Functional electrospun fibrous scaffolds with dextran-g-poly(l-lysine)-VAPG/microRNA-145 to specially modulate vascular SMCs

Abstract

Modulation of gene expression via microRNAs (miRNAs) has been attractive as one of the promising strategies to cope with cardiovascular diseases, and the target-delivery of functional miRNAs to a specific vascular tissue is of importance. By the incorporation of Val-Ala-Pro-Gly (VAPG), a specific adhesive peptide to vascular smooth muscle cells (SMCs), local delivery of miRNAs to tissue-engineered vascular grafts could be a prevailing approach. In this work, functional electrospun poly(lactide-co-glycolide) (PLGA) membranes were developed by loading dextran-g-poly(L-lysine)-VAPG/miRNA-145 (DPVm) complexes to modulate the phenotype and proliferation of SMCs. The polymer/miRNA-145 complexes exhibited trivial cytotoxicity, excellent serum stability and enhanced cellular uptake by SMCs, over the vascular endothelial cells. When encapsulated into the electrospun PLGA membrane, miRNA-145 presented controlled release as well as good biological activity. It was found that the electrospun membranes were able to support the adhesion and spreading of SMCs.
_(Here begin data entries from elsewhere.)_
# aewallwi/calamity

Measured on AMD Instinct MI355X. Metric: Adam steps/sec (chi2 eval/sec in extra), HERA-350 1024ch DPSS; %HBM roofline, higher is better.
Workload: dtype f32; 1 GPU; hera350: 350 antennas, 61075 baselines x 1024 channels, per-baseline DPSS (sum nvec = 6080554) per time slice, 1 time slice(s), optimizer Adam lr 1e-2, model_regularization none; layout=stream, parallelism=single GPU

## Files before the change

### calamity_amd/csrc/calamity_hip.hip

```cpp
#include "../../include/calamity_hip.h"

#include <hip/hip_runtime.h>
#include <rccl/rccl.h>

#include <algorithm>
#include <cmath>
#include <cstdarg>
#include <cstdio>
#include <cstring>
#include <limits>
#include <map>
#include <memory>
#include <mutex>
#include <numeric>
#include <string>
#include <vector>

#include "fit_kernels.hpp"
#include "dense_kernels.hpp"
#include "split_kernels.hpp"
#include "split2_kernels.hpp"
#include "dense64_kernels.hpp"
#include "multi_mfma_kernels.hpp"
#include "gain_basis_kernels.hpp"
// ... 739 lines not shown
    if (t && nslices > 1) {
      for (int sl = 1; sl < nslices; ++sl)
        if (h_state[sl].t != h_state[0].t)
          return fail(CAL_ERR_STATE, "get_moments: the %d time slices of this solver have applied different numbers of updates (slice 0: %lld, slice %d: %lld); "
                      "one iteration count cannot resume them bit for bit", nslices, (long long)h_state[0].t, sl, (long long)h_state[sl].t);
    }
    if (gm_r) CAL_TRY(download_rows(gm_r, gains_m.as<T>(), nants, 2, 0));
    if (gm_i) CAL_TRY(download_rows(gm_i, gains_m.as<T>(), nants, 2, 1));
    if (gv_r) CAL_TRY(download_rows(gv_r, gains_v.as<T>(), nants, 2, 0));
    if (gv_i) CAL_TRY(download_rows(gv_i, gains_v.as<T>(), nants, 2, 1));
    const size_t cb = (size_t)ncoef * sizeof(T);
    if (cm_r) HIP_TRY(copy_sync(cm_r, coef_m.as<T>(), cb, hipMemcpyDeviceToHost));
    if (cm_i) HIP_TRY(copy_sync(cm_i, coef_m.as<T>() + ncoef, cb, hipMemcpyDeviceToHost));
    if (cv_r) HIP_TRY(copy_sync(cv_r, coef_v.as<T>(), cb, hipMemcpyDeviceToHost));
    if (cv_i) HIP_TRY(copy_sync(cv_i, coef_v.as<T>() + ncoef, cb, hipMemcpyDeviceToHost));
    if (t) *t = h_state->t;
    return CAL_OK;
  }

  int set_moments(const void* gm_r, const void* gm_i, const void* gv_r, const void* gv_i, const void* cm_r, const void* cm_i,
                  const void* cv_r, const void* cv_i, int64_t t) override {
    HIP_TRY(hipSetDevice(device));
    if (!has_problem) return fail(CAL_ERR_STATE, "set_moments before set_problem");
    if (tb_on()) return fail(CAL_ERR_UNSUPPORTED, "set_moments: checkpoint / resume of a fit with a gain time basis is not supported");
    if (gb_on()) return fail(CAL_ERR_UNSUPPORTED, "set_moments: checkpoint / resume of a fit with a gain basis is not supported");
    if (t < 0) return fail(CAL_ERR_INVALID, "set_moments: negative iteration count");
    if (gm_r) CAL_TRY(upload_rows(gm_r, gains_m.as<T>(), nants, 2, 0));
    if (gm_i) CAL_TRY(upload_rows(gm_i, gains_m.as<T>(), nants, 2, 1));
    if (gv_r) CAL_TRY(upload_rows(gv_r, gains_v.as<T>(), nants, 2, 0));
    if (gv_i) CAL_TRY(upload_rows(gv_i, gains_v.as<T>(), nants, 2, 1));
    const size_t cb = (size_t)ncoef * sizeof(T);
    if (cm_r) HIP_TRY(copy_sync(coef_m.as<T>(), cm_r, cb, hipMemcpyHostToDevice));
    if (cm_i) HIP_TRY(copy_sync(coef_m.as<T>() + ncoef, cm_i, cb, hipMemcpyHostToDevice));
    if (cv_r) HIP_TRY(copy_sync(coef_v.as<T>(), cv_r, cb, hipMemcpyHostToDevice));
    if (cv_i) HIP_TRY(copy_sync(coef_v.as<T>() + ncoef, cv_i, cb, hipMemcpyHostToDevice));
    double b1t = 1.0, b2t = 1.0, sched = 1.0;
    for (int64_t k = 0; k < t; ++k) {
      b1t *= opt.beta_1;
      b2t *= opt.beta_2;
    }
    if (opt.optimizer == CAL_OPT_NADAM && t > 0) {
      hipLaunchKernelGGL(nadam_sched_kernel, dim3(1), dim3(1), 0, stream, opt.beta_1, (long long)t, scal.as<double>());
      HIP_TRY(hipGetLastError());
      HIP_TRY(hipMemcpyAsync(&sched, scal.p, sizeof(double), hipMemcpyDeviceToHost, stream));
      HIP_TRY(hipStreamSynchronize(stream));
    }
    for (int sl = 0; sl < nslices; ++sl) {
      h_state[sl].t = t;
      h_state[sl].b1t = b1t;
      h_state[sl].b2t = b2t;
      h_state[sl].nadam_sched = sched;
    }
    return CAL_OK;
  }

  template <typename A> A pass_args() {
    A a{};
    a.data_r = data_r.as<T>();
    a.data_i = data_i.as<T>();
    a.wgts = wgts.as<T>();
    a.gains = gains.as<T2>();
    a.c_r = coef.as<T>();
    a.c_i = coef.as<T>() + ncoef;
    a.q0 = q0.as<T2>();
    a.part = part.as<double>();
    a.state = st_cur();
    a.nslices = nslices;
    a.fpad = fpad;
    a.nbls = nbls;
    return a;
  }
  FusedArgs<T> fused_args() {
    FusedArgs<T> a = pass_args<FusedArgs<T>>();
    a.tiles = tiles.as<T>();
    a.bl_tile = bl_tile.as<long long>();
    a.bl_ant = bl_ant.as<int2>();
    a.items = items.as<Item>();
    a.q1 = q1.as<T2>();
    a.gcp0_r = gcp0.as<T>();
    a.gcp0_i = gcp0.as<T>() + gcp_len;
    a.gcp1_r = gcp1.as<T>();
    a.gcp1_i = gcp1.p ? gcp1.as<T>() + gcp_len : nullptr;
    a.runs = runs.as<int2>();
    a.stream_once = layout == CAL_LAYOUT_STREAM ? 1 : 0;
    a.members = members.as<Member>();
    a.heads = nheads > 0 ? heads.as<int>() : nullptr;
    a.nfreqs = nfreqs;
    return a;
  }
  FusedArgs<T> model_args() {
    FusedArgs<T> a = fused_args();
    a.model_r = model_buf.as<T>();
    a.model_i = model_buf.as<T>() + (size_t)nbls * fpad;
    return a;
  }
  using DenseArgs = typename std::conditional<std::is_same<T, float>::value, MfmaArgs, Dense64Args>::type;
  DenseArgs dense_args() {
    DenseArgs m = pass_args<DenseArgs>();
    m.ops = mf_ops.as<T>();
    m.panels = mf_panels.as<PanelItem>();
    m.gc_r = grad_c0();
    m.gc_i = grad_c0() + ncoef;
    m.slot_map = mf_map.as<int>();
    return m;
  }
  StepShape step_shape(PassAsk ask, int nsteps = 0) const {
    return plan_step(StepInputs{mf_ok, reg == CAL_REG_SUM, reg_prepass, gc_direct, comm_on(), yb_on(), 2LL * nants * fpad + 2LL * ncoef <= (1LL << 20), launch_mode,
                                opt.optimizer == CAL_OPT_LAMB, ask, timing, nsteps >= kGraphMinSteps});
  }

  using FusedFn = void (*)(const FusedArgs<T>);
  static FusedFn pick(bool with_reg, FusedFn reg, FusedFn plain) { return with_reg ? reg : plain; }
  template <int MODE, int L> FusedFn basis_kernel(bool with_reg) const {
    return fold ? pick(with_reg, fused_basis_kernel<T, MODE, true, L, true>, fused_basis_kernel<T, MODE, false, L, true>)
                : pick(with_reg, fused_basis_kernel<T, MODE, true, L, false>, fused_basis_kernel<T, MODE, false, L, false>);
  }
  static constexpr size_t kQLdsMax1 = TileCfg<T, FbSet<T>::fb_min>::q_lds_bytes(false);
  static constexpr size_t kQLdsMax2 = TileCfg<T, FbSet<T>::fb_min>::q_lds_bytes(true);
  template <int MODE> void launch_fused(FusedArgs<T> a, bool with_reg) {
    constexpr bool kPass = MODE == MODE_LOSS || MODE == MODE_GRAD;
    const int nsimple = (kPass && nheads > 0) ? nitems_plain : nitems_simple;
    if (nsimple > 0) {
      FusedFn k = basis_kernel<MODE, kMaxLoads>(with_reg);
      if constexpr (kPass)
        if (small_loads) k = basis_kernel<MODE, kSmallLoads>(with_reg);
      const size_t lds = lds_bytes + (MODE == MODE_GRAD ? (with_reg ? kQLdsMax2 : kQLdsMax1) : 0);
      hipLaunchKernelGGL(k, dim3(nsimple), dim3(kThreads), lds, stream, a);
    }
    if constexpr (kPass) {
      if (nheads > 0) {
        if (nheads_mfma > 0) {
          FusedFn k = pick(with_reg, fused_multi_mfma_kernel<T, MODE, 1>, fused_multi_mfma_kernel<T, MODE, 0>);
          if (with_reg && MODE == MODE_GRAD && heads_one_pass) k = fused_multi_mfma_kernel<T, MODE_GRAD, 2>;
          hipLaunchKernelGGL(k, dim3(mm_grid), dim3(kThreads), lds_multi_mfma_bytes, stream, a);
        }
        if (nheads > nheads_mfma) {
          FusedArgs<T> b = a;
          b.heads = a.heads + mm_grid;
          const FusedFn km = pick(with_reg, fused_multi_kernel<T, MODE, true>, fused_multi_kernel<T, MODE, false>);
          hipLaunchKernelGGL(km, dim3(nheads - nheads_mfma), dim3(kThreads), lds_multi_bytes, stream, b);
        }
      }
    }
    if (nitems > nitems_simple) {
      a.item_base = nitems_simple;
      const FusedFn kg = pick(with_reg, fused_group_kernel<T, MODE, true>, fused_group_kernel<T, MODE, false>);
      hipLaunchKernelGGL(kg, dim3(nitems - nitems_simple), dim3(kThreads), lds_group_bytes, stream, a);
    }
  }
  template <bool GRAD> void launch_dense(const DenseArgs& m) {
    void (*k)(DenseArgs);
    if constexpr (std::is_same<T, float>::value) k = !mf_split ? fused_dense_kernel<GRAD> : mf_split2 ? fused_dense_split2_kernel<GRAD> : fused_dense_split_kernel<GRAD>;
    else k = fused_dense64_kernel<GRAD>;
    hipLaunchKernelGGL(k, dim3(mf_grid), dim3(kDenseThreads), (GRAD ? mf_lds_grad : mf_lds_loss)[0], stream, m);
  }
  T* grad_c0() { return gc_direct ? gcp0.as<T>() : gc0.as<T>(); }
  T* grad_c1() { return gc_direct ? gcp1.as<T>() : gc1.as<T>(); }
  int gain_blocks() const {
    const int cpl = 16 / (int)sizeof(T2) > 0 ? 16 / (int)sizeof(T2) : 1;
    return nants * ((fpad + 64 * cpl - 1) / (64 * cpl));
  }
  template <bool REG> void launch_gain_grad(int blocks, T2* r0, T2* r1, T2* r2, int nants_or_0, int n_parts, const SliceMap& sm) {
    hipLaunchKernelGGL((gain_grad_kernel<T, REG>), dim3(blocks), dim3(256), 0, stream, q0.as<T2>(), q1.as<T2>(), gains.as<T2>(), ant_ptr.as<int>(),
                       ant_ent.as<int2>(), r0, r1, r2, nants_or_0, fpad, part.as<double>(), n_parts, scal.as<double>(), st_cur(), sm);
  }
  void launch_partial_reduce(const DevBuf& gcp, const DevBuf& gc, const SliceMap& sm) {
    hipLaunchKernelGGL(coeff_partial_reduce_kernel<T>, dim3((ncoef + 255) / 256), dim3(256), 0, stream, gcp.as<T>(), gcp.as<T>() + gcp_len, gc.as<T>(),
                       gc.as<T>() + ncoef, coef_grp.as<int>(), grp_coff.as<int>(), grp_item_ptr.as<int>(), item_goff.as<int>(), ncoef, st_cur(), sm);
  }
  PartialSum<T> partial_sum(const DevBuf& gcp) {
    return PartialSum<T>{gcp.as<T>(), gcp.p ? gcp.as<T>() + gcp_len : nullptr, coef_grp.as<int>(), grp_coff.as<int>(), grp_item_ptr.as<int>(), item_goff.as<int>(), ncoef};
  }
  int enqueue_alpha_prepass(int n_parts, const SliceMap& sm) {
    launch_gain_grad<false>(nslices, comm.as<T2>(), comm.as<T2>(), comm.as<T2>(), 0, n_parts, sm);
    if (comm_on()) CAL_TRY(all_reduce(scal.p, 4 * (size_t)nslices, CAL_XCHG_F64, CAL_XCHG_SUM));
    hipLaunchKernelGGL(alpha_kernel, dim3((nslices + 63) / 64), dim3(64), 0, stream, st_cur(), scal.as<double>(), nslices);
    return CAL_OK;
  }
  int time_row() const { return 2 * y_w(); }
  unsigned time_blocks() const { return (unsigned)(((long long)tb_na * (time_row() / (16 / (int)sizeof(T))) + 255) / 256); }
  int enqueue_project(int planes, T2* r0, const SliceMap& sm) {
    const DevState* st = st_cur();
    if (gb_on())
      hipLaunchKernelGGL((gain_project_kernel<T>), dim3(nants, planes), dim3(256), 0, stream, r0, gb_B.as<T>(), (tb_on() ? tb_pf : gb_proj).template as<T>(),
                         nants, fpad, gb_kpad, st, sm);
    if (tb_on()) {
      hipLaunchKernelGGL((gain_time_project_kernel<T>), dim3(time_blocks(), (tb_L + kTimeTile - 1) / kTimeTile, planes), dim3(256), 0, stream,
                         gb_on() ? tb_pf.as<T>() : reinterpret_cast<const T*>(r0), tb_B.as<T>(), gb_proj.as<T>(), tb_na, tb_T, tb_L, tb_lpad, time_row(),
                         (size_t)nants * time_row());
    }
    HIP_TRY(hipGetLastError());
    return CAL_OK;
  }
  int begin_timed_pass(hipEvent_t* end) {
    if (ev_used == ev_pool.size()) {
      hipEvent_t x, y;
      HIP_TRY(hipEventCreate(&x));
      HIP_TRY(hipEventCreate(&y));
// ... 2183 lines not shown
```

In addition, significant down-regulation of Krüppel-like factor 4 expression and up-regulation of myocardin and α-smooth muscle actin expression at both the gene and protein levels were detected on day 3. Meanwhile, due to the sustained release of miRNA-145, SMCs maintained the contractile phenotype at a slow proliferation rate compared with the negative control. One month of replacement of rabbit carotid artery by the functional bilayer electrospun scaffold, which was prepared with poly(ethylene glycol)-b-poly(L-lactide-co-ε-caprolactone) as the inner layer and PLGA containing DPVm complexes as the outer layer, demonstrated that the vascular graft containing miRNA-145 could also be efficient for modulating the SMC phenotype in vivo. It was suggested that encapsulation of miRNA-145 complexes in small-diameter scaffolds could serve as an effective approach to prevent intimal hyperplasia during vascular tissue regeneration.